■ Work request:
Within these entries, which lines include the string "reserve"? Copy each one.

*** Extracted records ***

void enqueue_decode(pcy_ctx* c, const pcy_llama_desc* m, const pcy_kv_cache* kv, const pcy_gen_state* st, int B, const PcySwitches& sw, bool layers_only = false,
                    bool split = false) {
  hipStream_t s = c->stream;
  const int d = m->d, dh = m->head_dim;
  const DecodeCx cx = decode_cx(c, m, kv, st, B);
  DecodePlan p = plan_decode(c, m, kv, B, sw);
  if (split) { p.defer_qkv_finish = false; p.attn_o = false; }
  if (layers_only) {
    if (p.epoch_word) pcy_launch_bump(s, p.epoch_word);
    if (p.tag_word) pcy_launch_bump(s, p.tag_word);
  } else {
    pcy_launch_embed_tokens_dev(s, (const bf16_t*)m->embed, st->next_tok, cx.x, B, d, p.epoch_word, p.tag_word);
  }
  const size_t tag_stride = tag_words_per_layer(m);
  bool step_done = false;
  const bool try_layer = p.path == DEC_STEP_GQA || p.path == DEC_STEP_MHA || p.path == DEC_LAYERS;
  int xn_ready = 0;
  if (p.path == DEC_STEP_NB) {
    const PcyDecodeStepArgs sa = step_args(cx, c->nb_tags[B], pcy_decode_nb_tag_words(B), 2 * AO_FLAGS, pcy_decode_nb_line_words(B));
    step_done = pcy_launch_decode_step_nb(s, c->device, attn_args(cx, p, -1), block_args(cx, p.tag_word, mc_trace(sw)), mlp_args(cx, p.tag_word), sa, c->n_cu,
                                          c->ao_sync, B, sw.nb_ub);
    if (step_done) ++g_pcy_dispatch[PCY_DISPATCH_DEC_STEP_NB];
  } else if (p.path == DEC_STEP_GQA || p.path == DEC_STEP_MHA) {
    const PcyDecodeStepArgs sa = step_args(cx, c->mc_tags, tag_stride, AO_FLAGS, 32 * 256);
    step_done = pcy_launch_decode_step(s, attn_args(cx, p, -1), block_args(cx, p.tag_word, mc_trace(sw)), mlp_args(cx, p.tag_word), sa, c->n_cu,
                                       c->ao_sync);
// ... 37 lines not shown
    const int b = (int)(i / chunks), c = (int)(i % chunks);
    const bf16_t* src = logits + (size_t)b * V + c * 8;
    bf16_t* dst = all + (step * B + b) * ld + c * 8;
    if (vec && c * 8 + 8 <= V) {
      const uint32_t w0 = src[0] | ((uint32_t)src[1] << 16), w1 = src[2] | ((uint32_t)src[3] << 16);
      const uint32_t w2 = src[4] | ((uint32_t)src[5] << 16), w3 = src[6] | ((uint32_t)src[7] << 16);
      *reinterpret_cast<uint4*>(dst) = make_uint4(w0, w1, w2, w3);
    } else {
      for (int e = 0; e < 8 && c * 8 + e < V; ++e) dst[e] = src[e];
    }
  }
}
void enqueue_store_logits(hipStream_t s, const void* logits, void* all, int ld, const int32_t* step_dev, int B, int V) {
  if (all) hipLaunchKernelGGL(store_logits_kernel, dim3(B >= 8 ? 256 : 64), dim3(256), 0, s, (const bf16_t*)logits, (bf16_t*)all, step_dev, B, V, ld > 0 ? ld : V);
}
void enqueue_pick(pcy_ctx* c, const pcy_llama_desc* m, const pcy_gen_state* st, int B, int advance_pos, int Tmax) {
  enqueue_store_logits(c->stream, st->logits, st->logits_all, st->logits_all_ld, st->step, B, m->vocab);
  pcy_launch_greedy_pick(c->stream, (const bf16_t*)st->logits, B, m->vocab, st->next_tok, st->tokens_out, st->max_steps,
                         st->logprob, st->pos, st->step, advance_pos, carve_decode_ws(c->ws, m, B, Tmax).partials);
}

void enqueue_sample(pcy_ctx* c, const pcy_llama_desc* m, const pcy_gen_state* st, int B, int advance_pos, int Tmax, float temperature,
                    float nucleus_p, const float* uniforms, bf16_t* probs_out) {
  hipStream_t s = c->stream;
  if (nucleus_p > 0.f) temperature = 1.0f;
  enqueue_store_logits(s, st->logits, st->logits_all, st->logits_all_ld, st->step, B, m->vocab);
  void* partials = carve_decode_ws(c->ws, m, B, Tmax).partials;
  pcy_launch_sample_step(s, (const bf16_t*)st->logits, B, m->vocab, temperature, nucleus_p, uniforms, c->smp_hist, probs_out, st->next_tok,
                         st->tokens_out, st->max_steps, st->logprob, st->pos, st->step, advance_pos, partials, c->smp_pbits);
}
int ensure_sample_state(pcy_ctx* c, int B, int V) {
  if ((size_t)B * V > c->smp_pbits_elems) {
    if (c->smp_pbits) { HIP_TRY(hipStreamSynchronize(c->stream)); HIP_TRY(hipFree(c->smp_pbits)); c->smp_pbits = nullptr; c->smp_pbits_elems = 0; }
    HIP_TRY(hipMalloc(reinterpret_cast<void**>(&c->smp_pbits), (size_t)B * V * 2));
// ... 98 lines not shown
}
void pcy_ctx_destroy(pcy_ctx* c) {
  if (!c) return;
  hipStreamSynchronize(c->stream);
  c->drop_graph();
  c->drop_gslots();
  if (c->ws) hipFree(c->ws);
  if (c->xwg_err) hipHostFree(c->xwg_err);
  if (c->ao_sync) hipFree(c->ao_sync);
  if (c->mc_tags) hipFree(c->mc_tags);
  if (c->dev_layers) hipFree(c->dev_layers);
  for (auto& t : c->nb_tags) if (t) hipFree(t);
  if (c->nb_sync) hipFree(c->nb_sync);
  if (c->mb_flags) hipFree(c->mb_flags);
  if (c->mb_sync) hipFree(c->mb_sync);
  if (c->op_tags) hipFree(c->op_tags);
  if (c->beam_ws) hipFree(c->beam_ws);
  if (c->smp_hist) hipFree(c->smp_hist);
  if (c->smp_pbits) hipFree(c->smp_pbits);
  if (c->ev0) hipEventDestroy(c->ev0);
  if (c->ev1) hipEventDestroy(c->ev1);
  if (c->cap_stream) hipStreamDestroy(c->cap_stream);
  delete c;
}
int pcy_ctx_sync(pcy_ctx* c) {
  HIP_TRY(hipStreamSynchronize(c->stream));
  return take_sticky_error(c);
}
int pcy_timer_start(pcy_ctx* c) { HIP_TRY(hipEventRecord(c->ev0, c->stream)); return 0; }
int pcy_timer_stop(pcy_ctx* c, float* ms) {
// ... 915 lines not shown
  if (int r = decode_prologue(c, m, kv, st, B, "pcy_llama_decode", step_ws_bytes, &sw)) return r;
  enqueue_decode(c, m, kv, st, B, sw);
  return check_launch("pcy_llama_decode");
}

int pcy_llama_decode_layers(pcy_ctx* c, const pcy_llama_desc* m, const pcy_kv_cache* kv, const pcy_gen_state* st, int B, int reps) {
  PCY_STICKY(c);
  PcySwitches sw;
  if (int r = decode_prologue(c, m, kv, st, B, "pcy_llama_decode_layers", step_ws_bytes, &sw)) return r;
  return run_steps(c, reps, false, "pcy_llama_decode_layers", DecodeGraphKey{}, [&] { enqueue_decode(c, m, kv, st, B, sw, true); });
}

int pcy_greedy_pick(pcy_ctx* c, const pcy_llama_desc* m, const pcy_kv_cache* kv, const pcy_gen_state* st, int B, int advance_pos) {
  PCY_STICKY(c);
  if (int r = c->reserve(decode_ws_bytes(m, B, kv_cap(kv)))) return r;
  enqueue_pick(c, m, st, B, advance_pos, kv_cap(kv));
  return check_launch("pcy_greedy_pick");
}

static int look_args(const char* what, const pcy_look_state* ls, const pcy_gen_state* st, PcyLookArgs* a) {
  if (!ls || !st) return fail(1, "%s: state missing", what);
  if (ls->W < 2 || ls->W > 32) return fail(1, "%s: W=%d outside [2, 32]", what, ls->W);
  if (ls->ngram_min < 1 || ls->ngram_max < ls->ngram_min || ls->ngram_max > 16)
    return fail(1, "%s: n-gram range [%d, %d] (1 <= min <= max <= 16)", what, ls->ngram_min, ls->ngram_max);
  if (ls->cap < 1 || !ls->hist || !ls->n_hist || !ls->window || !ls->counters || !ls->last) return fail(1, "%s: history / window / counters missing", what);
  if (!st->pos || !st->step || !st->next_tok || !st->tokens_out || !st->logprob || st->max_steps < 1) return fail(1, "%s: generation state incomplete", what);
  *a = PcyLookArgs{ls->hist, ls->n_hist, ls->window, ls->forced, ls->counters, ls->last, ls->cap, ls->W, ls->ngram_max, ls->ngram_min,
                   st->pos, st->step, st->next_tok, st->tokens_out, st->logprob, st->max_steps};
  return 0;
}
int pcy_look_draft(pcy_ctx* c, const pcy_llama_desc* m, const pcy_look_state* ls, const pcy_gen_state* st, void* embeds_out) {
// ... 12 lines not shown
  if (int r = look_args("pcy_look_verify", ls, st, &a)) return r;
  if (!logits) return fail(1, "pcy_look_verify: logits is NULL");
  if (int r = c->reserve(pcy_look_verify_ws_bytes(a.W))) return r;
  pcy_launch_look_verify(c->stream, a, (const bf16_t*)logits, m->vocab, (bf16_t*)st->logits_all, st->logits_all_ld, c->ws);
  ++g_pcy_look[1];
  return check_launch("pcy_look_verify");
}
unsigned long long pcy_debug_look_count(int which) { return (which == 0 || which == 1) ? g_pcy_look[which] : 0; }


int pcy_llama_greedy(pcy_ctx* c, const pcy_llama_desc* m, const pcy_kv_cache* kv, const pcy_gen_state* st, int B, int n_steps,
                     int use_graph) {
  PCY_STICKY(c);
  PcySwitches sw;
  if (int r = decode_prologue(c, m, kv, st, B, "pcy_llama_greedy", step_ws_bytes, &sw)) return r;
  DecodeGraphKey key;
  decode_graph_key(key, c, m, kv, st, B, KIND_GREEDY, sw);
  key_record(key, st);
  return run_steps(c, n_steps, use_graph != 0, "pcy_llama_greedy", key, [&] {
    enqueue_decode(c, m, kv, st, B, sw);
    enqueue_pick(c, m, st, B, 1, kv_cap(kv));
  });
}

int pcy_llama_decode_graph(pcy_ctx* c, const pcy_llama_desc* m, const pcy_kv_cache* kv, const pcy_gen_state* st, int B) {
  PCY_STICKY(c);
  PcySwitches sw;
  if (int r = decode_prologue(c, m, kv, st, B, "pcy_llama_decode_graph", step_ws_bytes, &sw)) return r;
  DecodeGraphKey key;
  decode_graph_key(key, c, m, kv, st, B, KIND_DECODE, sw);
  key_record(key, st);
  return run_steps(c, 1, true, "pcy_llama_decode_graph", key, [&] { enqueue_decode(c, m, kv, st, B, sw); });
}


static void enqueue_decode_gemm(pcy_ctx* c, const pcy_llama_desc* m, const pcy_kv_cache* kv, const pcy_gen_state* st, int B, bool mq, bool split = false) {
// ... 83 lines not shown
  if (pcy_gemv_w8_rows_per_pass(d) < 1 || pcy_gemv_w8_rows_per_pass(F) < 1 || pcy_gemv_w8_rows_per_pass(H * dh) < 1)
    return fail(1, "%s: a row of x (d, ffn or H*dh elements) does not fit in LDS", what);
  return c->reserve(decode_ws_bytes(m, B, kv_cap(kv)));
}
int pcy_llama_decode_w8(pcy_ctx* c, const pcy_llama_desc* m, const pcy_llama_layer_fp8* w8, const pcy_kv_cache* kv, const pcy_gen_state* st, int B) {
  PCY_STICKY(c);
  if (int r = decode_w8_check(c, m, w8, kv, st, B, "pcy_llama_decode_w8")) return r;
  enqueue_decode_w8(c, m, w8, kv, st, B);
  return check_launch("pcy_llama_decode_w8");
}
int pcy_llama_greedy_w8(pcy_ctx* c, const pcy_llama_desc* m, const pcy_llama_layer_fp8* w8, const pcy_kv_cache* kv, const pcy_gen_state* st, int B,
                        int n_steps, int use_graph) {
  PCY_STICKY(c);
  if (int r = decode_w8_check(c, m, w8, kv, st, B, "pcy_llama_greedy_w8")) return r;
  if (!st->step || !st->tokens_out || !st->logprob) return fail(1, "pcy_llama_greedy_w8: generation state incomplete");
  DecodeGraphKey key;
  key_base(key, KIND_GREEDY_W8, B, m, kv, st, c, layers_fingerprint(m));
  key.keep = st->keep; key.w8 = w8; key.w8_fp = w8_fingerprint(m, w8);
  key_record(key, st);
  return run_steps(c, n_steps, use_graph != 0, "pcy_llama_greedy_w8", key, [&] {
    enqueue_decode_w8(c, m, w8, kv, st, B);
    enqueue_pick(c, m, st, B, 1, kv_cap(kv));
  });
}
unsigned long long pcy_debug_decode_w8_count(void) { return g_pcy_decode_w8; }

*** End of Extracted records ***

■ Solution to this exercise:
  if (int r = c->reserve(decode_ws_bytes(m, B, kv_cap(kv)))) return r;
  if (int r = c->reserve(pcy_look_verify_ws_bytes(a.W))) return r;
  return c->reserve(decode_ws_bytes(m, B, kv_cap(kv)));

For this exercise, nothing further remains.